PROMPT: Go over the entries and report the lines where the word "nbytes" occurs.

(Dataset entries)
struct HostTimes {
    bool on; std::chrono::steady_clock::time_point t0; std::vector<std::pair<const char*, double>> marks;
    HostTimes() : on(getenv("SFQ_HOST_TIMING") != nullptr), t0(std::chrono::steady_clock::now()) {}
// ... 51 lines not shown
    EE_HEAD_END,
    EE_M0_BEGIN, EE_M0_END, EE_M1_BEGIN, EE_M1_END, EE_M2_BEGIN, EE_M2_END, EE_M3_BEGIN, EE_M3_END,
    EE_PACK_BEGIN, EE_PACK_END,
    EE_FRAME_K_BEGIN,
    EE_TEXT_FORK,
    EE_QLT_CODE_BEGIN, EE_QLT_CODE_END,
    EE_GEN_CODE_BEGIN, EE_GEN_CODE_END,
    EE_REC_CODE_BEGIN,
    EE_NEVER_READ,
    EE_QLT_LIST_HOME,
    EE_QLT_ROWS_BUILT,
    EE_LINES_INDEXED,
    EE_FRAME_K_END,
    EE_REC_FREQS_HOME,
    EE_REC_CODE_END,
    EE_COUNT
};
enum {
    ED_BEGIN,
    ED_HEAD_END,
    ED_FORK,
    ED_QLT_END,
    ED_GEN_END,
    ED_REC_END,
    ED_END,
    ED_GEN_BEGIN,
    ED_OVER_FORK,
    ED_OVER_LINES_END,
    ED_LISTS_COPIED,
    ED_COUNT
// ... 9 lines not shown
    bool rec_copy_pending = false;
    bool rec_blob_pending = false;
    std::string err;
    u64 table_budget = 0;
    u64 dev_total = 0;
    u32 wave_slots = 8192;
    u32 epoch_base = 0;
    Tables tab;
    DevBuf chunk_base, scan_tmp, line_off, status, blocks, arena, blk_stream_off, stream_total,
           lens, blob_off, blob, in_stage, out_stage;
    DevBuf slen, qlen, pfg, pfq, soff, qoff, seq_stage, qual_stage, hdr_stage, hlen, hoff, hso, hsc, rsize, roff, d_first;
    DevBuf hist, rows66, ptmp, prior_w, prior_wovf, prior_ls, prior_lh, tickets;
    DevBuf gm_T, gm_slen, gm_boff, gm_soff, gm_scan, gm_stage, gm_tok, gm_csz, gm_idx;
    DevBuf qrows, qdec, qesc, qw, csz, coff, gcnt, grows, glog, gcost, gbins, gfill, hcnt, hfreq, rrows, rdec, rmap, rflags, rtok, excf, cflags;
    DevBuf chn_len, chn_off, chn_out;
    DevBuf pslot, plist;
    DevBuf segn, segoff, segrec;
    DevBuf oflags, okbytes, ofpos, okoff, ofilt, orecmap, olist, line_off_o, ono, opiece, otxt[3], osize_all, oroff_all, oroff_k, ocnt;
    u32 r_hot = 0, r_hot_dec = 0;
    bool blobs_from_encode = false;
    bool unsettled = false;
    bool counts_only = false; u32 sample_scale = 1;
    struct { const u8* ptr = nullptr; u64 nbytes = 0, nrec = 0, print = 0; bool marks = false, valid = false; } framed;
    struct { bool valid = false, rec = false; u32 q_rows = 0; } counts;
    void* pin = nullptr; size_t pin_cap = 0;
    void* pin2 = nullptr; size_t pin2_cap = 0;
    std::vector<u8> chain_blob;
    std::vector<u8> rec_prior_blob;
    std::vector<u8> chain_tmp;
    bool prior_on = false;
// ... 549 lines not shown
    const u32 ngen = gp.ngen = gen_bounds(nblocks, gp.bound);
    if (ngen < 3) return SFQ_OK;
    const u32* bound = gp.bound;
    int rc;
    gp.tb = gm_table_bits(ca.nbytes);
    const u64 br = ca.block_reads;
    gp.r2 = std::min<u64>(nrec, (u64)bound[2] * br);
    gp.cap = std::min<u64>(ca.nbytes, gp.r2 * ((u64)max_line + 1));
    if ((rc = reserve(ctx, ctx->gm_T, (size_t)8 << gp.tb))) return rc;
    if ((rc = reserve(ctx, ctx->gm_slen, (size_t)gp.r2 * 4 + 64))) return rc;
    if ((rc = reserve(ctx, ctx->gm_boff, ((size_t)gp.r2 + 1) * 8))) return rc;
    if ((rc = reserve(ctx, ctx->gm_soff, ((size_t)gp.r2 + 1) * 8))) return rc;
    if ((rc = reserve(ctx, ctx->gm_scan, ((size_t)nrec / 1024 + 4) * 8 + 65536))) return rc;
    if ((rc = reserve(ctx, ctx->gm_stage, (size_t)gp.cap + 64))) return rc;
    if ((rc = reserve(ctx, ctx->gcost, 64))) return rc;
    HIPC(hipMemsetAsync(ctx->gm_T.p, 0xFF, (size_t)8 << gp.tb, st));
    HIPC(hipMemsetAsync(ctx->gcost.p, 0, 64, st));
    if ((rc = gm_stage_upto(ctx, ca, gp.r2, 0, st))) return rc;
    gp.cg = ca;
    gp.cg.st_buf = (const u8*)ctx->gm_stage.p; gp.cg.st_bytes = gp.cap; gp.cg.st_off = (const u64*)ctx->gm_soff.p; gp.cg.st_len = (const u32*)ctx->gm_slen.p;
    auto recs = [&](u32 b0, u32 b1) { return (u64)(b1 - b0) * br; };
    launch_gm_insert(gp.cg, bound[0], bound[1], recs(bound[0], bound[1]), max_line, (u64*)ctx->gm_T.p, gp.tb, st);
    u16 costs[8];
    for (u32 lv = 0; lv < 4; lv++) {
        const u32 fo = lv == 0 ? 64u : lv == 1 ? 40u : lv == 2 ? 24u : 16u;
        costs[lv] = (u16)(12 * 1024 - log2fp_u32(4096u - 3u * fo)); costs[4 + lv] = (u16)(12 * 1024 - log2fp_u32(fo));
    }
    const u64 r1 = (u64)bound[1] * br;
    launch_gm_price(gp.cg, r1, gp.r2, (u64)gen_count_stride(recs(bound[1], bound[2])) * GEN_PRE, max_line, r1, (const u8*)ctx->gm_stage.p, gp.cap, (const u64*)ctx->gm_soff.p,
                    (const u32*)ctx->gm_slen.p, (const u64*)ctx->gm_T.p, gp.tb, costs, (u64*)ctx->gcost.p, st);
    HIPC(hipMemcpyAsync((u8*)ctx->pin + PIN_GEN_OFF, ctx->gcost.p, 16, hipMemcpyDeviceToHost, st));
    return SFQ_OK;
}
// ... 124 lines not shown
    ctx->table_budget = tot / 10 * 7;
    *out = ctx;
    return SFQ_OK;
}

WRITTEN ANSWER:
    struct { const u8* ptr = nullptr; u64 nbytes = 0, nrec = 0, print = 0; bool marks = false, valid = false; } framed;
    gp.tb = gm_table_bits(ca.nbytes);
    gp.cap = std::min<u64>(ca.nbytes, gp.r2 * ((u64)max_line + 1));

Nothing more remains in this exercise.